(Data excerpts)

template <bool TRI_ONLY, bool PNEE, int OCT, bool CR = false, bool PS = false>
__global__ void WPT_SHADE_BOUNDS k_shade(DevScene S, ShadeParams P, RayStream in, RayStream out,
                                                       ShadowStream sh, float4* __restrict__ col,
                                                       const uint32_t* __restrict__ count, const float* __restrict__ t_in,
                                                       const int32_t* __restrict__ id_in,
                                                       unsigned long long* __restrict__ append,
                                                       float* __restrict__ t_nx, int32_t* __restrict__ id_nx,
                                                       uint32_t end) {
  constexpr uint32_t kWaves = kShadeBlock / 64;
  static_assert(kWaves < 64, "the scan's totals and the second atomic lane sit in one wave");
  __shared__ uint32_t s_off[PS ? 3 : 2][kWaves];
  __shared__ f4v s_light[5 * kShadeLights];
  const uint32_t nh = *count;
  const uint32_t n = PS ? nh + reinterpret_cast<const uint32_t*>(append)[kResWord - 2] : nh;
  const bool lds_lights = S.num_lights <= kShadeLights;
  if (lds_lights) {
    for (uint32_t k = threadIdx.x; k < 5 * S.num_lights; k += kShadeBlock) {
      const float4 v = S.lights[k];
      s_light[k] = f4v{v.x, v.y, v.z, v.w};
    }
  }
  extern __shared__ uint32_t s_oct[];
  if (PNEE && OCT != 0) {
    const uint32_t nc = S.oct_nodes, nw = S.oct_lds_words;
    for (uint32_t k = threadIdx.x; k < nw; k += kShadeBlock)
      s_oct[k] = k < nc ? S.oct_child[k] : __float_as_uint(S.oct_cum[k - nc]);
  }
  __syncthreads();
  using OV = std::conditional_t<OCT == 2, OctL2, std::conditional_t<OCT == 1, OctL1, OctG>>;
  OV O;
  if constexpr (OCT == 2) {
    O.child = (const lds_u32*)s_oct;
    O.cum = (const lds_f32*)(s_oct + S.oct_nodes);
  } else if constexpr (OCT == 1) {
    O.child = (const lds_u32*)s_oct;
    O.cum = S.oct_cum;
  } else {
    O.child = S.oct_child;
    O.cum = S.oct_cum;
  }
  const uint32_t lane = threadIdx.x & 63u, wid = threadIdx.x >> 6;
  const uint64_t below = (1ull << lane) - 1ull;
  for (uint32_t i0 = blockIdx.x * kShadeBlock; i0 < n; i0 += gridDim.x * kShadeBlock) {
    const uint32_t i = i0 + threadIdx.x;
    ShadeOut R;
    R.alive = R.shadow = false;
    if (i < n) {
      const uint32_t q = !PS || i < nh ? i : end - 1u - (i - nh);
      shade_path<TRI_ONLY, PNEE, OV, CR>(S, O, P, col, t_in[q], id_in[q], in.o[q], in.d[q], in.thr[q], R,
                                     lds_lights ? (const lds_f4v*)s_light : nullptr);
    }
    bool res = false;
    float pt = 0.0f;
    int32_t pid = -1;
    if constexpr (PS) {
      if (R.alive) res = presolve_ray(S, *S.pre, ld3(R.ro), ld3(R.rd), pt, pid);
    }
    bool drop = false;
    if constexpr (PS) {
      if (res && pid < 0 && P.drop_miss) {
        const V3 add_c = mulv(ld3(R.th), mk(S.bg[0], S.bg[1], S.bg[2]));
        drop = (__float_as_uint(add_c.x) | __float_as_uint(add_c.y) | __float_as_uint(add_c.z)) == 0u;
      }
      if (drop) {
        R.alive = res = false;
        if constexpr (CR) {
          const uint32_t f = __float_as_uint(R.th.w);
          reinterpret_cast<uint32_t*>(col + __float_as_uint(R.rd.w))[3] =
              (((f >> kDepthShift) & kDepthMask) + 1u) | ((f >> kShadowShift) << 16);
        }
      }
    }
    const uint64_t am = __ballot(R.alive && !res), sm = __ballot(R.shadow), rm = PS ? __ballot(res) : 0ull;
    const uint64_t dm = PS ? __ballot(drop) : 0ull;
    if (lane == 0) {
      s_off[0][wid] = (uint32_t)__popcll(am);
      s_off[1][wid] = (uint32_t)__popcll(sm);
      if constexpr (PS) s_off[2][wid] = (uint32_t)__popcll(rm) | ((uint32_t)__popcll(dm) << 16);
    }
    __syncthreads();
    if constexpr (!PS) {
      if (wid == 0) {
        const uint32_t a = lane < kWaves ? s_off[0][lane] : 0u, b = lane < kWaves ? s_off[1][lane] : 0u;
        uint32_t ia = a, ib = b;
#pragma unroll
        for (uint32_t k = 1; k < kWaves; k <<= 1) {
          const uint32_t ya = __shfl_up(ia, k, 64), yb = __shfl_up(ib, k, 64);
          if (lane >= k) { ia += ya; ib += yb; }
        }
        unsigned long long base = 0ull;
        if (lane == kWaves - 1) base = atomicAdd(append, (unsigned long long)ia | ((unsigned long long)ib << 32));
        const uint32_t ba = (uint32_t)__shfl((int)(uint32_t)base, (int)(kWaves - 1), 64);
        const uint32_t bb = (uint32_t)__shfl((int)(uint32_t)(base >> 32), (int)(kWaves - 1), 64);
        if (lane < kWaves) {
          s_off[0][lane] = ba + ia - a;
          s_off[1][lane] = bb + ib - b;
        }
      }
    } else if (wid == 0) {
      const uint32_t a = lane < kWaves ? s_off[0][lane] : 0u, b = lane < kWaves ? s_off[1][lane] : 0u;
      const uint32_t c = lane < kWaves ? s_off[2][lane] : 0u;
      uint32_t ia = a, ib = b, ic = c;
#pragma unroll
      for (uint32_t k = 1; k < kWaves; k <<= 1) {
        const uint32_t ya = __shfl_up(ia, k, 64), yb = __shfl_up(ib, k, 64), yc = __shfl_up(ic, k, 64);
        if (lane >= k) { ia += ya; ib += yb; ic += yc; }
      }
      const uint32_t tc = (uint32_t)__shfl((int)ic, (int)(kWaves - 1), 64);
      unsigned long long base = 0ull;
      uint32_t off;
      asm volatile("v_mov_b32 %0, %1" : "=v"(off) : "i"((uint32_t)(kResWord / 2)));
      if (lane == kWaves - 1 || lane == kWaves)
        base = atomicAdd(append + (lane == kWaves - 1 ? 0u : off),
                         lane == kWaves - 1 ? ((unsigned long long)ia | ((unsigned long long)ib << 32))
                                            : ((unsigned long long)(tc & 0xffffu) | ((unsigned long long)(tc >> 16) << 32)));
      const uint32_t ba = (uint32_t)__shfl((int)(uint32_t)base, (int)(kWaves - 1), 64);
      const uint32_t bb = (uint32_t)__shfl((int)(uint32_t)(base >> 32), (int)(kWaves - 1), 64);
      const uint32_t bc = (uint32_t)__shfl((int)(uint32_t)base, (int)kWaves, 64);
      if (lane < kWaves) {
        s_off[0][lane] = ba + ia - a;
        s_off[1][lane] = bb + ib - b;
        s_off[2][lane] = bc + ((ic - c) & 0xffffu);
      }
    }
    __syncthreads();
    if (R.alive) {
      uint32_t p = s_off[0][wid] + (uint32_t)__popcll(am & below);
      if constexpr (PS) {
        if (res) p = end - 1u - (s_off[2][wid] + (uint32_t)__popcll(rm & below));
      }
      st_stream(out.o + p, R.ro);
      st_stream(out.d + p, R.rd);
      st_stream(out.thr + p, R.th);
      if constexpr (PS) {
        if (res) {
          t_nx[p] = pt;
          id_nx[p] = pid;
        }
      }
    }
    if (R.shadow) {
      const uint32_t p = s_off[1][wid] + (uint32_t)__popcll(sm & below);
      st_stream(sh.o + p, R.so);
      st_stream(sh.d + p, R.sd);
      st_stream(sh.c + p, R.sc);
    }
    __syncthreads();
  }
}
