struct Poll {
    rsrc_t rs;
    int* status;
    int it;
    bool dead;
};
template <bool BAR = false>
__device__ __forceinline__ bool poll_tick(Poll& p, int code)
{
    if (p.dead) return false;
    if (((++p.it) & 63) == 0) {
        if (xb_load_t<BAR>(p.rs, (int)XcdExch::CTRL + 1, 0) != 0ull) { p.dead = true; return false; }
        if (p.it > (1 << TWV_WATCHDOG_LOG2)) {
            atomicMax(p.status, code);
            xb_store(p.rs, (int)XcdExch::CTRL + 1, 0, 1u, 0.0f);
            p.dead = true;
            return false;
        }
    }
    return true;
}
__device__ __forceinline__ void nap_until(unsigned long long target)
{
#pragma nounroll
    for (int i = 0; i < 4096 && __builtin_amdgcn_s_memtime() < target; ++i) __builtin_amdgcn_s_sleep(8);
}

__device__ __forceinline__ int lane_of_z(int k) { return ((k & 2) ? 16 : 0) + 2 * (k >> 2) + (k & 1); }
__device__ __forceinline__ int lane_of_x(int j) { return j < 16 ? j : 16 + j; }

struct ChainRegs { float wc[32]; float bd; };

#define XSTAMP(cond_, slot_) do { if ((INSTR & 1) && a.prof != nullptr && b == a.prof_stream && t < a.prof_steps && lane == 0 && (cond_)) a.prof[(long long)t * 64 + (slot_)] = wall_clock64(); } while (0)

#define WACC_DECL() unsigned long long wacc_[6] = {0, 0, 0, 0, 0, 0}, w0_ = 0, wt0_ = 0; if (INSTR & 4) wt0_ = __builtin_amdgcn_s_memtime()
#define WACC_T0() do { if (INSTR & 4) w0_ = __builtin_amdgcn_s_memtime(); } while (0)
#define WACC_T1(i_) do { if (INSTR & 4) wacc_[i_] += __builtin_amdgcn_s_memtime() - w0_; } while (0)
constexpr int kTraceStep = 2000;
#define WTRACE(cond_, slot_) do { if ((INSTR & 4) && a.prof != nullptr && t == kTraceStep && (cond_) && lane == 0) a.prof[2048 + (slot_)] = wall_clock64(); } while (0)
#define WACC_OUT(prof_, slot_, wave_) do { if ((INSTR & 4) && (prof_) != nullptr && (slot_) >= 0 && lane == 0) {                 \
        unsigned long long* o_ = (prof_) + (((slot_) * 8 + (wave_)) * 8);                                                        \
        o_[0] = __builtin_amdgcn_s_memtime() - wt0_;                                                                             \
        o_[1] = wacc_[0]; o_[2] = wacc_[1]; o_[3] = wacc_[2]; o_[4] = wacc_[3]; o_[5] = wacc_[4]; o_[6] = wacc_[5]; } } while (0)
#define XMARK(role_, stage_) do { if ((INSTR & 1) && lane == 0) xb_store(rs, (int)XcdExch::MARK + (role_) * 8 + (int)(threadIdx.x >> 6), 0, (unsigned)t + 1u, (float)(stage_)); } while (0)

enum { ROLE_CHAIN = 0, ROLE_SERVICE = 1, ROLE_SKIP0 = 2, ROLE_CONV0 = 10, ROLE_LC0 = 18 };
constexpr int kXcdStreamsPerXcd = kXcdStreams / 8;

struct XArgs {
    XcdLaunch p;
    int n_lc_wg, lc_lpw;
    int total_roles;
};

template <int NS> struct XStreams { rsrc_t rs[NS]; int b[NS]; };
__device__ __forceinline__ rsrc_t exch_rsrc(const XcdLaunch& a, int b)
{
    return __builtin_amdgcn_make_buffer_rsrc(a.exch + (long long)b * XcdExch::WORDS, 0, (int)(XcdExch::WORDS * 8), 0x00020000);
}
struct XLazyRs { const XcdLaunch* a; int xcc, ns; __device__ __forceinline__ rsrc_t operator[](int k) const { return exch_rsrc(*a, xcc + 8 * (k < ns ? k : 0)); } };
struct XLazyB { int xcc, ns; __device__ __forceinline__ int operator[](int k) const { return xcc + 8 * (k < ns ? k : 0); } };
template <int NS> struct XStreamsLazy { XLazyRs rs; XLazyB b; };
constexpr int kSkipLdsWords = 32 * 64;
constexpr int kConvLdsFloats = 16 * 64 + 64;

...

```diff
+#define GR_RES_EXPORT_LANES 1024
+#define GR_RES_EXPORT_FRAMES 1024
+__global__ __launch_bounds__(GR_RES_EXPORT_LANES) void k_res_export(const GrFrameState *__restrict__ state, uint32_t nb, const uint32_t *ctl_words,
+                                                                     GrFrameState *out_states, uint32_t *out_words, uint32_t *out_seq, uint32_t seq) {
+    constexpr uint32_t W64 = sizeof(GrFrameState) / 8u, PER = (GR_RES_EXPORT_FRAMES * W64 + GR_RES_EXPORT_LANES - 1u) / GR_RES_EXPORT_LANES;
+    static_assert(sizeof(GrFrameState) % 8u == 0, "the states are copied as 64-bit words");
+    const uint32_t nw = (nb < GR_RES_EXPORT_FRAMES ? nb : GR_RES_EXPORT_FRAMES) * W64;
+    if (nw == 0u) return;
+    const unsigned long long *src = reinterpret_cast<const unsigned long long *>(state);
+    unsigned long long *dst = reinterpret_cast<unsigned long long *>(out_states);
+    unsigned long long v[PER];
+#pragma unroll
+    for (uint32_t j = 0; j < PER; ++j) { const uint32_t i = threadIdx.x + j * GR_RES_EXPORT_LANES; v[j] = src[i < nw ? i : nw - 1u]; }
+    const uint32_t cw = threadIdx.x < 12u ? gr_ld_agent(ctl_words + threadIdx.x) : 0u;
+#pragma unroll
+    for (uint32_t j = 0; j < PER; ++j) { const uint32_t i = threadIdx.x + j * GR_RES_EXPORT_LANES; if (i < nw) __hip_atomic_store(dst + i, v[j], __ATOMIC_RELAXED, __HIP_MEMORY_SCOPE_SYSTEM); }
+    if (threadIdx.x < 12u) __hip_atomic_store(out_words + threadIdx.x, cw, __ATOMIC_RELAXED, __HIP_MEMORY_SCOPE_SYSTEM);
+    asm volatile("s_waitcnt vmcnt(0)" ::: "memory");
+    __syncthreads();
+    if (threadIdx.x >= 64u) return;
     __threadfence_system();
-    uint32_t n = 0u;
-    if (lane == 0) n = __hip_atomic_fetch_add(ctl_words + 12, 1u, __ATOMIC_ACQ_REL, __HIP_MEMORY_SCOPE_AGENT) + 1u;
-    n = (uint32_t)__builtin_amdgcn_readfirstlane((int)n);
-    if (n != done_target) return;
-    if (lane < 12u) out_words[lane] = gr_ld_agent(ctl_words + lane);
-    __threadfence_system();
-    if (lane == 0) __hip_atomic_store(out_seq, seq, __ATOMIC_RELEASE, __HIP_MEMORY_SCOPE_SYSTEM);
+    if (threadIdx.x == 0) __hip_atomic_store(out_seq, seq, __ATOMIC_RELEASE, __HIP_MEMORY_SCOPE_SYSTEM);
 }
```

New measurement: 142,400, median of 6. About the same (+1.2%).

**Your goal:** In the data above, start at the line that has "template <bool TRI_ONLY, bool", stop after the line that has "ShadowStream sh, float4*", and print every line in between exactly as it stands.

**Exercise solution:**
template <bool TRI_ONLY, bool PNEE, int OCT, bool CR = false, bool PS = false>
__global__ void WPT_SHADE_BOUNDS k_shade(DevScene S, ShadeParams P, RayStream in, RayStream out,
                                                       ShadowStream sh, float4* __restrict__ col,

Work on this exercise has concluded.